Our foil-type devices show great potential for delivering poorly permeable macromolecules by enabling unidirectional release of the loaded pharmaceutical composition near the epithelium in the small intestine or colon. The foil devices have shown great potential for delivering peptides, with a significant increase in the absorption of solid insulin dosage by ∼12 times and nisin by ∼4 times in rats and pigs, respectively. (Mahdi Ghavami et al., Journal of Controlled Release, 2023).
The foils are loaded with a solid-state formulation containing the active pharmaceutical ingredient and then coated and rolled into enteric capsules. The coated lid must remain intact to ensure drug protection in the rolled state until the targeted release in the small intestine after capsule disintegration. We have done a study to compare different mixtures of enteric polymers and a plasticizer, PEG 6000, as potential coating materials. We evaluated mechanical properties as well as drug protection and targeted release in gastric and intestinal media, respectively. Commercially available Eudragit® FL30D-55 is the most suitable material due to its high strain at failure and integrity after capsule fitting. In vitro studies of coated foils in gastric and intestinal media confirmed successful pH-triggered drug release (Carmen Milan-Guimera et al., Pharmaceutics, 2024).
To visualize the behaviors of our devices in animal studies we have explored how to magnetically and/or radiopaque functionalize the foils by adding BaSO4 or Fe3O4 nanoparticles. The resulting foils have been characterized by surface characterization, mechanical testing, and X-ray imaging. Unfolding of the foil and its very close proximity to the small intestine can be observed 2 h post-administration by applying both computed tomography scanning and planar X-ray imaging (Rolf Bech Kjeldsen et al, ACS Biomaterials Science and Engineering, 2023).
One of the primary concerns associated with the use of our foil-type devices so far has been the utilization of nonbiodegradable elastomers (PDMS) in the fabrication of the devices. Therefore, we have synthesized a biodegradable elastomer, polyoctanediol citrate (POC), via a one-pot reaction, with subsequent purification and microscale pattern replication via casting. The microstructure geometry was designed to enable fabrication of foil-type devices with the selected elastomer, which has a high intrinsic surface free energy. The realized foil devices have been tested for drug release and show promising properties based on mechanical testing, and degradation studies (Reece McCabe et al., ACS Applied Biomaterials, 2024).

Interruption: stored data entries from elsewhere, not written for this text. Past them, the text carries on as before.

@@ -178,14 +193,24 @@
         tile = blockIdx.x % T;
         s = blockIdx.x / T;
     }
-    const int n0 = (tile / a.tk) * DW_T, k0 = (tile % a.tk) * DW_T;
+    const int n0 = (tile / a.tk) * DW_T, k0 = (tile % a.tk) * DW_TK;
+    const float* dYb = a.dY;
+    int yn0 = n0, yN = a.N;
+    if constexpr (WK == 2) {
+        if (g.segw > 0) {
+            const int sg = n0 / g.segw;
+            dYb = sg == 0 ? g.yseg[0] : sg == 1 ? g.yseg[1] : sg == 2 ? g.yseg[2] : g.yseg[3];
+            yn0 = n0 - sg * g.segw;
+            yN = min(g.segw, a.N - sg * g.segw);
+        }
+    }
     const int64_t m_begin = (int64_t)s * a.rps, m_end = std::min<int64_t>(m_begin + a.rps, a.M);
     const int nst = (int)((m_end - m_begin + DW_BM - 1) / DW_BM);
     const bool want_db = a.part_db != nullptr && (tile % a.tk) == 0;
 
     if (threadIdx.x >= 256) {
         const int t = threadIdx.x - 256;
-        float ry[16], rx[16], rh[ACT ? 16 : 1];
+        float ry[16], rx[WK][16], rh[ACT ? 16 : 1];
         float dbv[4] = {0.f, 0.f, 0.f, 0.f};
         int64_t loaded_row0 = 0;
         unsigned dgroups = 0u;
@@ -203,14 +228,15 @@
             int64_t ld = std::max(a.ldy, a.ldx);
             if (ACT) ld = std::max(ld, std::max(a.ldh, a.ldd));
             steady = nst > 0 && (m_end - m_begin) % DW_BM == 0 && a.rps * ld < ((int64_t)1 << 28);
-            if (steady) dw_movers_steady<ACT>(a, &sY[0][0], &sX[0][0], t, n0, k0, m_begin, nst, want_db, dgroups, dbv);
+            if (steady) dw_movers_steady<ACT, WK>(a, dYb, yn0, yN, &sY[0][0], &sX[0][0], t, n0, k0, m_begin, nst, want_db, dgroups, dbv);
         }
         auto load = [&](int st) {
             const int64_t row0 = m_begin + (int64_t)st * DW_BM;
             loaded_row0 = row0;
-            dw_load<YVEC>(ry, a.dY, a.ldy, row0, m_end, n0, a.N, t);
+            dw_load<YVEC>(ry, dYb, a.ldy, row0, m_end, yn0, yN, t);
             if constexpr (ACT) dw_load<YVEC>(rh, a.H, a.ldh, row0, m_end, n0, a.N, t);
-            dw_load<XVEC>(rx, a.X, a.ldx, row0, m_end, k0, a.K, t);
+            dw_load<XVEC>(rx[0], a.X, a.ldx, row0, m_end, k0, a.K, t);
+            if constexpr (WK == 2) dw_load<XVEC>(rx[1], a.X, a.ldx, row0, m_end, k0 + DW_T, a.K, t);
         };
         auto store = [&](int buf) {
             if constexpr (ACT) {
@@ -219,7 +245,8 @@
                 if (write_d) dw_store_global<YVEC>(ry, a.Dout, a.ldd, loaded_row0, m_end, n0, a.N, t, dgroups);
             }
             dw_store<YVEC>(ry, sY[buf], t);
-            dw_store<XVEC>(rx, sX[buf], t);
+            dw_store<XVEC, LDX>(rx[0], sX[buf], t);
+            if constexpr (WK == 2) dw_store<XVEC, LDX>(rx[1], sX[buf] + DW_T, t);
             if (want_db) {
                 if (YVEC) {
 #pragma unroll
@@ -267,49 +294,88 @@
     const int t = threadIdx.x;
     const int lane = t & 63, w = t >> 6, r = lane & 31, half = lane >> 5;
     const int wn = w & 1, wk = w >> 1;
-    f32x16 acc[2][2];
+    constexpr int NBK = 2 * WK;
+    f32x16 acc[2][NBK];
 #pragma unroll
     for (int i = 0; i < 2; ++i)
 #pragma unroll
-        for (int j = 0; j < 2; ++j)
+        for (int j = 0; j < NBK; ++j)
 #pragma unroll
             for (int q = 0; q < 16; ++q) acc[i][j][q] = 0.0f;
     __syncthreads();
-    for (int st = 0; st < nst; ++st) {
-        const float* py = sY[st & 1] + half * DW_LD + wn * 64 + r;
-        const float* px = sX[st & 1] + half * DW_LD + wk * 64 + r;
-        float p0 = py[0], p1 = py[32], p2 = px[0], p3 = px[32], q0, q1, q2, q3;
-#pragma unroll
-        for (int kk = 0; kk < DW_BM / 2; kk += 2) {
-            q0 = py[(kk + 1) * 2 * DW_LD]; q1 = py[(kk + 1) * 2 * DW_LD + 32];
-            q2 = px[(kk + 1) * 2 * DW_LD]; q3 = px[(kk + 1) * 2 * DW_LD + 32];
-            __builtin_amdgcn_sched_barrier(0);
-            acc[0][0] = __builtin_amdgcn_mfma_f32_32x32x2f32(p0, p2, acc[0][0], 0, 0, 0);
-            acc[0][1] = __builtin_amdgcn_mfma_f32_32x32x2f32(p0, p3, acc[0][1], 0, 0, 0);
-            acc[1][0] = __builtin_amdgcn_mfma_f32_32x32x2f32(p1, p2, acc[1][0], 0, 0, 0);
-            acc[1][1] = __builtin_amdgcn_mfma_f32_32x32x2f32(p1, p3, acc[1][1], 0, 0, 0);
-            __builtin_amdgcn_sched_barrier(0);
-            if (kk + 2 < DW_BM / 2) {
-                p0 = py[(kk + 2) * 2 * DW_LD]; p1 = py[(kk + 2) * 2 * DW_LD + 32];
-                p2 = px[(kk + 2) * 2 * DW_LD]; p3 = px[(kk + 2) * 2 * DW_LD + 32];
-            }
-            __builtin_amdgcn_sched_barrier(0);
-            acc[0][0] = __builtin_amdgcn_mfma_f32_32x32x2f32(q0, q2, acc[0][0], 0, 0, 0);
-            acc[0][1] = __builtin_amdgcn_mfma_f32_32x32x2f32(q0, q3, acc[0][1], 0, 0, 0);
-            acc[1][0] = __builtin_amdgcn_mfma_f32_32x32x2f32(q1, q2, acc[1][0], 0, 0, 0);
-            acc[1][1] = __builtin_amdgcn_mfma_f32_32x32x2f32(q1, q3, acc[1][1], 0, 0, 0);
-            __builtin_amdgcn_sched_barrier(0);
-        }
-        __syncthreads();
+    if constexpr (WK == 2) {
+        for (int st = 0; st < nst; ++st) {
+            const float* py = sY[st & 1] + half * DW_LD + wn * 64 + r;
+            const float* px = sX[st & 1] + half * LDX + wk * 128 + r;
+            float p0 = py[0], p1 = py[32], p2 = px[0], p3 = px[32], p4 = px[64], p5 = px[96], q0, q1, q2, q3, q4, q5;
+#pragma unroll
+            for (int kk = 0; kk < DW_BM / 2; kk += 2) {
+                q0 = py[(kk + 1) * 2 * DW_LD]; q1 = py[(kk + 1) * 2 * DW_LD + 32];
+                q2 = px[(kk + 1) * 2 * LDX]; q3 = px[(kk + 1) * 2 * LDX + 32]; q4 = px[(kk + 1) * 2 * LDX + 64]; q5 = px[(kk + 1) * 2 * LDX + 96];
+                __builtin_amdgcn_sched_barrier(0);
+                acc[0][0] = __builtin_amdgcn_mfma_f32_32x32x2f32(p0, p2, acc[0][0], 0, 0, 0);
+                acc[0][1] = __builtin_amdgcn_mfma_f32_32x32x2f32(p0, p3, acc[0][1], 0, 0, 0);
+                acc[0][2] = __builtin_amdgcn_mfma_f32_32x32x2f32(p0, p4, acc[0][2], 0, 0, 0);
+                acc[0][3] = __builtin_amdgcn_mfma_f32_32x32x2f32(p0, p5, acc[0][3], 0, 0, 0);
+                acc[1][0] = __builtin_amdgcn_mfma_f32_32x32x2f32(p1, p2, acc[1][0], 0, 0, 0);
+                acc[1][1] = __builtin_amdgcn_mfma_f32_32x32x2f32(p1, p3, acc[1][1], 0, 0, 0);
+                acc[1][2] = __builtin_amdgcn_mfma_f32_32x32x2f32(p1, p4, acc[1][2], 0, 0, 0);
+                acc[1][3] = __builtin_amdgcn_mfma_f32_32x32x2f32(p1, p5, acc[1][3], 0, 0, 0);
+                __builtin_amdgcn_sched_barrier(0);
+                if (kk + 2 < DW_BM / 2) {
+                    p0 = py[(kk + 2) * 2 * DW_LD]; p1 = py[(kk + 2) * 2 * DW_LD + 32];
+                    p2 = px[(kk + 2) * 2 * LDX]; p3 = px[(kk + 2) * 2 * LDX + 32]; p4 = px[(kk + 2) * 2 * LDX + 64]; p5 = px[(kk + 2) * 2 * LDX + 96];
+                }
+                __builtin_amdgcn_sched_barrier(0);
+                acc[0][0] = __builtin_amdgcn_mfma_f32_32x32x2f32(q0, q2, acc[0][0], 0, 0, 0);
+                acc[0][1] = __builtin_amdgcn_mfma_f32_32x32x2f32(q0, q3, acc[0][1], 0, 0, 0);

To get closer to the epithelium, we are exploring micromotors loaded into the foil structure. We are following an approach where microcontainers are loaded with magnesium micromotors and coated with a pH-responsive lid (Tijana Maric et al., Small 2023). We also explore needle shaped micromotors to be ejected from the foil. We additionally study delivery of a variety of new ‘cargos’. One of these is so-called polymersomes, that can be loaded with drugs and where the release can be triggered by e.g oxygen content. In a recent study, we explored a novel approach using oxygen-producing enzymatic reactions within biodegradable PEG-p(CL-g-TMC) polymersomes to modulate drug release. These polymersomes enhance the release of hydrophobic drugs while retaining hydrophilic drugs (Matteo Tollemeto et al, Angewandte Chemie, 2024).